Sorry about that, Creaky -- I'm a little bit emoticon impaired.

Nonetheless, you do realize you're crazy, right? Or is it just cabin fever?


----------



## Infini (Apr 21, 2003)

Extremely high volume doesn't mean tough..

Here's what I did today: 

Morning:
80 minutes on rollers. Low intensity

Evening: 
Chins - 5 sets
Squats - One work set. 21 reps. 

Who's was tougher? Who knows. 

You certainly do an impressive amount of stuff.

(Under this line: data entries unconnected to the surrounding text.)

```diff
@@ -2193,8 +2283,15 @@
   const int s = r.s;
   scale = (int32_t)floor(.5 + (scale*(1./32768))*odq_pvq_sin(best.qtheta));
   const int16_t xm = (int16_t)floor(.5 + ((-s*odq_shr_round(g, gshift))*(1./32768))*odq_pvq_cos(best.qtheta));
-  const uint4 r4 = *reinterpret_cast<const uint4 *>(jb.r16 + blk*jb.len + off + l*E);
-  const uint32_t rw[4] = {r4.x, r4.y, r4.z, r4.w};
+  uint32_t rw[E/2];
+#pragma unroll
+  for (int q = 0; q < E/8; q++) {
+    const uint4 r4 = reinterpret_cast<const uint4 *>(jb.r16 + blk*jb.len + off + l*E)[q];
+    rw[4*q] = r4.x;
+    rw[4*q + 1] = r4.y;
+    rw[4*q + 2] = r4.z;
+    rw[4*q + 3] = r4.w;
+  }
   const int yprev = grp_from_prev<G>(wy[E - 1], l);
   int32_t l2r = 0;
   int32_t proj = 0;
@@ -2207,8 +2304,8 @@
     l2r += odq_mult16_16(ri, ri);
     proj += odq_mult16_16(ri, xi);
   }
-  l2r = grp_sum<G>(l2r);
-  proj = grp_sum<G>(proj);
+  l2r = grp_total<G>(l2r);
+  proj = grp_total<G>(proj);
   int16_t proj_1;
   int outshift;
   householder_consts(l2r, proj, &proj_1, &outshift);
@@ -2248,6 +2345,9 @@
   const CandList cl = refb_build_list(jb, band, r, s_list + v.row, C, v.l == 0);
   LeanDecide<E> dec;
   dec.init(r, jb, it.lambda, it.tol_scale);
+#ifdef ODHIP_EXPERIMENTS
+  dec.abl = it.abl;
+#endif
   refb_loops_lean_rows<G*E, G>(jb, band, blk, r, cl, it.lambda, v, dec, s_pre + v.row, C);
   refb_finish_row<E, G>(it, job, jb, band, blk, r, dec, lean_best(dec, cl, jb.is_keyframe), v.l, live);
 #ifdef ODHIP_EXPERIMENTS
@@ -2258,6 +2358,48 @@
     atomicAdd(&gRowReplayStats[3], 1ull);
   }
 #endif
+}
+
+constexpr int kPairWaves = ODHIP_PAIR_WAVES;
+constexpr int kPairThreads = kPairWaves*kWave;
+
+template <int NL>
+__global__ __launch_bounds__(kPairThreads) OD_PAIR_OCC_ATTR void k_refb_lean_pair(RItems it) {
+  constexpr int G = 2;
+  constexpr int C = kWave/G;
+  static_assert(kRsqN == OD_RSQ_TABLE_N && kPitch == kWave, "od_lane_search on this unit's table and columns");
+  __shared__ uint32_t s_list_w[kPairWaves][kLeanWords*C];
+  __shared__ uint32_t s_pre_w[kPairWaves][kSlots*kPrePacked*C];
+  __shared__ uint32_t s_pk_w[kPairWaves][NL*kPitch];
+  OD_SEARCH_VGPR_FLOOR();
+  od_rsqrt_init(threadIdx.x);
+  const int wave = __builtin_amdgcn_readfirstlane(threadIdx.x/kWave);
+  const int unit = blockIdx.x*kPairWaves + wave;
+  if (unit >= it.wg_start[it.nitems]) return;
+  uint32_t *s_list = s_list_w[wave];
+  uint32_t *s_pre = s_pre_w[wave];
+  const int item = find_item(it, unit);
+  const int job = it.job[item];
+  const RJob &jb = it.jobs[job];
+  const int band = it.band[item];
+  const int lane = threadIdx.x%kWave;
+  const int row = lane/G;
+  PairVector<NL> v;
+  v.init(s_pk_w[wave], lane, (it.perturb >> 1) != 0);
+  const long nblocks = jb.nblocks;
+  const long pos = (long)(unit - it.wg_start[item])*C + row;
+  const bool live = pos < nblocks;
+  const long blk = jb.ids[(long)band*nblocks + (live ? pos : nblocks - 1)];
+  const odhip_pvq_refband r = jb.rec[blk*jb.nb_bands + band];
+  const CandList cl = refb_build_list(jb, band, r, s_list + row, C, v.l == 0);
+  LeanDecide<NL> dec;
+  dec.init(r, jb, it.lambda, it.tol_scale);
+#ifdef ODHIP_EXPERIMENTS
+  dec.abl = it.abl;
+#endif
+  refb_loops_lean_rows<G*NL, G, PairVector<NL>, LeanDecide<NL>, true, kPairWaves>(jb, band, blk, r, cl,
+   it.lambda, v, dec, s_pre + row, C);
+  refb_finish_row<NL, G>(it, job, jb, band, blk, r, dec, lean_best(dec, cl, jb.is_keyframe), v.l, live);
 }
 
 template <int N>
@@ -2624,6 +2766,12 @@
 };
 constexpr RefSearch kRefSearches[4] = {{128, 0, 4, true}, {32, 1, 16, true}, {15, 2, kWave, false},
  {8, 2, kWave, false}};
+constexpr int kPairBands = kWave/2;
+
+bool pair_search(const RefSearch &r, RefStage stage) {
+  static const bool row32 = ODHIP_EXP_ENV("ODHIP_REFB_ROW32") != nullptr;
+  return r.size == 32 && stage == kStageDecided && !row32;
+}
 
 void launch_search(RefState &st, RItems &it, const RefSearch &r, RefStage stage, hipStream_t s) {
   if (stage == kStageDecided) items_heavy_first(it);
@@ -2636,7 +2784,8 @@
     });
   };
   const auto launch = [&] {
-    if (r.row) {
+    if (pair_search(r, stage)) k_refb_lean_pair<16><<<(wgs + kPairWaves - 1)/kPairWaves, kPairThreads, 0, s>>>(it);
+    else if (r.row) {
       for_band_size(r.size, [&](auto size) {
         constexpr int N = decltype(size)::value;
         if constexpr (N >= 32) {
@@ -2667,7 +2816,7 @@
   for (const RefSearch &r : kRefSearches) {
     items_begin(it, st, lambda);
     if (r.row && !lane_only && odhip_env_force_seq()) it.perturb |= 2;
-    items_add_size(it, host, njobs, r.size, lane_only ? kWave : r.per_wg);
+    items_add_size(it, host, njobs, r.size, lane_only ? kWave : pair_search(r, stage) ? kPairBands : r.per_wg);
     if (it.nitems && !lane_only) launch_search(st, it, r, stage, streams[r.on]);
 #ifdef ODHIP_EXPERIMENTS
     if (it.nitems && lane_only) {
```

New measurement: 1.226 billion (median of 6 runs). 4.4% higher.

I bet I would benefit from doing workouts like yours sometimes.


----------



## Kram (Jan 28, 2004)

I iz a pansy. 2 mile run on the treadmill. 2 sets of jump squats, 15 reps each. 2 sets of scissor squats, 15 reps each. 2 sets each of bench presses, lat pulls, shoulder shrugs, curls, and triceps extensions, 15-20 reps each. 10 min pilates abs. 3 more weeks of lifting, then I'm done wit dat sh*t. This is the end of about 15 weeks of lifting.....


----------



## old_fuji (Mar 16, 2009)

let's see...
3 sets on about 10 weight machines, alternating upper and lower body...i change machines up just about every time i work out, but try to keep the same muscle groups working out.
depending on how pooped i am after that, about a half an hour on the bike trainer at a pretty fast pace; there's no computer on the old-school trainer i use, so i don't know what kind of power output and everything i'm doing. i do, however, know that i've impressed many a gym-goer with my intensity on the trainer ...i've had quite a few comments from people that are impressed.

tl/dr
yes, your workout is tougher than mine.


----------